We are grateful to Dr. Allan Spradling in whose laboratory H.L. initiated piwi cloning. We are indebted to Dr. Margaret Titus for her enthusiasm and help on the prg project, for generously supporting J.B. through her National Science Foundation grant (MCB-9507376), and for critical reading of the manuscript. We thank Ms. Lin-Hua Song for performing Drosophila germ-line transformation injections, Ms. Wei Deng for sequencing part of hiwi, Dr. Jonathan Friedman for use of his C. elegans injection facility, Dr. Yuji Kohara for providing prg-1 and prg-2 cDNA clones, Drs. Nick Brown and Tulle Hazelrigg for the Drosophila cDNA libraries, Dr. Dan Kiehart for anti-α-spectrin antibodies, Dr. Yuh-Nung Jan for anti-VASA antibodies, and Dr. Rick Fehon for anti-MYC antibodies. D.N.C. was a National Institutes of Health (NIH) predoctoral fellow during part of this work. This work was supported by a NIH grant (HD33760) to H.L., who is a recipient of the David and Lucille Packard Fellowship, an American Cancer Society Junior Faculty Research Award (JFRA-608) and a Basil O’Connor Award (5-FY95-1111) from the March of Dimes Birth Defects Foundation.
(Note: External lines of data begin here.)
__global__ __launch_bounds__(64 * kBtlFwdWaves) void k_btlnk_fwd(const float* __restrict__ U,
                                                     const float* __restrict__ W,
                                                     const float* __restrict__ bias,
                                                     const float* __restrict__ slope,
                                                     float* __restrict__ z, int B, int K, int L) {
  __shared__ float red[kBtlFwdWaves][256];
  const int lane = threadIdx.x & 63, wave = threadIdx.x >> 6;
  const int i = lane & 15, kk = lane >> 4;
  const int n = blockIdx.x * 16 + i;
  const bool pre = slope != nullptr;
  const float a = pre ? slope[0] : 0.f;
  const bool rowok = n < B, colok = i < L;
  const float* up = U + (size_t)(rowok ? n : 0) * K;
  const float* wp = W + (size_t)(colok ? i : 0) * K;
  const int nsteps = ceil_div(K, 16);
  const int per = ceil_div(nsteps, kBtlFwdWaves);
  const int s0 = wave * per, s1 = min(nsteps, s0 + per);
  f32x4 acc = {0.f, 0.f, 0.f, 0.f};
  constexpr int UB = 4;
  for (int sb = s0; sb < s1; sb += UB) {
    float4 x[UB], w[UB];
#pragma unroll
    for (int u = 0; u < UB; ++u) {
      const int k = (sb + u) * 16 + 4 * kk;
      const bool ok = sb + u < s1 && k < K;
      x[u] = (ok && rowok) ? *reinterpret_cast<const float4*>(up + k) : float4{0.f, 0.f, 0.f, 0.f};
      w[u] = (ok && colok) ? *reinterpret_cast<const float4*>(wp + k) : float4{0.f, 0.f, 0.f, 0.f};
    }
#pragma unroll
    for (int u = 0; u < UB; ++u) {
      float4 xv = x[u];
      if (pre) { xv.x = prelu_f(xv.x, a); xv.y = prelu_f(xv.y, a); xv.z = prelu_f(xv.z, a); xv.w = prelu_f(xv.w, a); }
      acc = __builtin_amdgcn_mfma_f32_16x16x4f32(xv.x, w[u].x, acc, 0, 0, 0);
      acc = __builtin_amdgcn_mfma_f32_16x16x4f32(xv.y, w[u].y, acc, 0, 0, 0);
      acc = __builtin_amdgcn_mfma_f32_16x16x4f32(xv.z, w[u].z, acc, 0, 0, 0);
      acc = __builtin_amdgcn_mfma_f32_16x16x4f32(xv.w, w[u].w, acc, 0, 0, 0);
    }
  }
#pragma unroll
  for (int r = 0; r < 4; ++r) red[wave][(4 * (lane >> 4) + r) * 16 + (lane & 15)] = acc[r];
  __syncthreads();
  const int e = threadIdx.x, row = (e >> 4) & 15, col = e & 15;
  const int nn = blockIdx.x * 16 + row;
  if (e < 256 && nn < B && col < L) {
    float s = 0.f;
#pragma unroll
// ... 124 lines not shown
#pragma unroll
    for (int g = 0; g < 4; ++g) {
      const int nn = n0 + c, j = 4 * g + q;
      const float av = (nn < nend && j < L) ? dz[(size_t)nn * L + j] : 0.f;
      dx[0] = __builtin_amdgcn_mfma_f32_16x16x4f32(av, wf[g].x, dx[0], 0, 0, 0);
      dx[1] = __builtin_amdgcn_mfma_f32_16x16x4f32(av, wf[g].y, dx[1], 0, 0, 0);
      dx[2] = __builtin_amdgcn_mfma_f32_16x16x4f32(av, wf[g].z, dx[2], 0, 0, 0);
      dx[3] = __builtin_amdgcn_mfma_f32_16x16x4f32(av, wf[g].w, dx[3], 0, 0, 0);
    }
#pragma unroll
    for (int s = 0; s < 4; ++s) {
      const int nn = n0 + 4 * q + s;
      const bool ok = kok && nn < nend;
      const float4 u = ucur[s];
      float4 x = u;
      if (pre) { x.x = prelu_f(u.x, a); x.y = prelu_f(u.y, a); x.z = prelu_f(u.z, a); x.w = prelu_f(u.w, a); }
      const float dzv = (nn < nend && c < L) ? dz[(size_t)nn * L + c] : 0.f;
      dw[0] = __builtin_amdgcn_mfma_f32_16x16x4f32(dzv, x.x, dw[0], 0, 0, 0);
      dw[1] = __builtin_amdgcn_mfma_f32_16x16x4f32(dzv, x.y, dw[1], 0, 0, 0);
      dw[2] = __builtin_amdgcn_mfma_f32_16x16x4f32(dzv, x.z, dw[2], 0, 0, 0);
      dw[3] = __builtin_amdgcn_mfma_f32_16x16x4f32(dzv, x.w, dw[3], 0, 0, 0);
      float4 g = {dx[0][s], dx[1][s], dx[2][s], dx[3][s]};
      if (pre) {
        da += (u.x < 0.f ? g.x * u.x : 0.f) + (u.y < 0.f ? g.y * u.y : 0.f) +
              (u.z < 0.f ? g.z * u.z : 0.f) + (u.w < 0.f ? g.w * u.w : 0.f);
        g.x = u.x > 0.f ? g.x : a * g.x; g.y = u.y > 0.f ? g.y : a * g.y;
        g.z = u.z > 0.f ? g.z : a * g.z; g.w = u.w > 0.f ? g.w : a * g.w;
      }
      if (ok) *reinterpret_cast<float4*>(dU + (size_t)nn * K + kc) = g;
    }
#pragma unroll
    for (int s = 0; s < 4; ++s) ucur[s] = unext[s];
  }
  if (kok) {
    float* dst = dWp + (size_t)blockIdx.y * L * K;
#pragma unroll
    for (int r = 0; r < 4; ++r) {
      const int j = 4 * q + r;
      if (j < L) *reinterpret_cast<float4*>(dst + (size_t)j * K + kc) = float4{dw[0][r], dw[1][r], dw[2][r], dw[3][r]};
    }
  }
  da = wave_sum(da);
  if (lane == 0) sred[wave] = da;
  __syncthreads();
  if (threadIdx.x == 0) dap[blockIdx.y * gridDim.x + blockIdx.x] = (sred[0] + sred[1]) + (sred[2] + sred[3]);
}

The publication costs of this article were defrayed in part by payment of page charges. This article must therefore be hereby marked ‘advertisement’ in accordance with 18 USC section 1734 solely to indicate this fact.

Note added in proof

Note added in proof

The genomic and cDNA sequences of piwi, as well as the cDNA sequence of hiwi, have been submitted to GenBank under accession nos. AF104355, AF104354, and AF104260, respectively.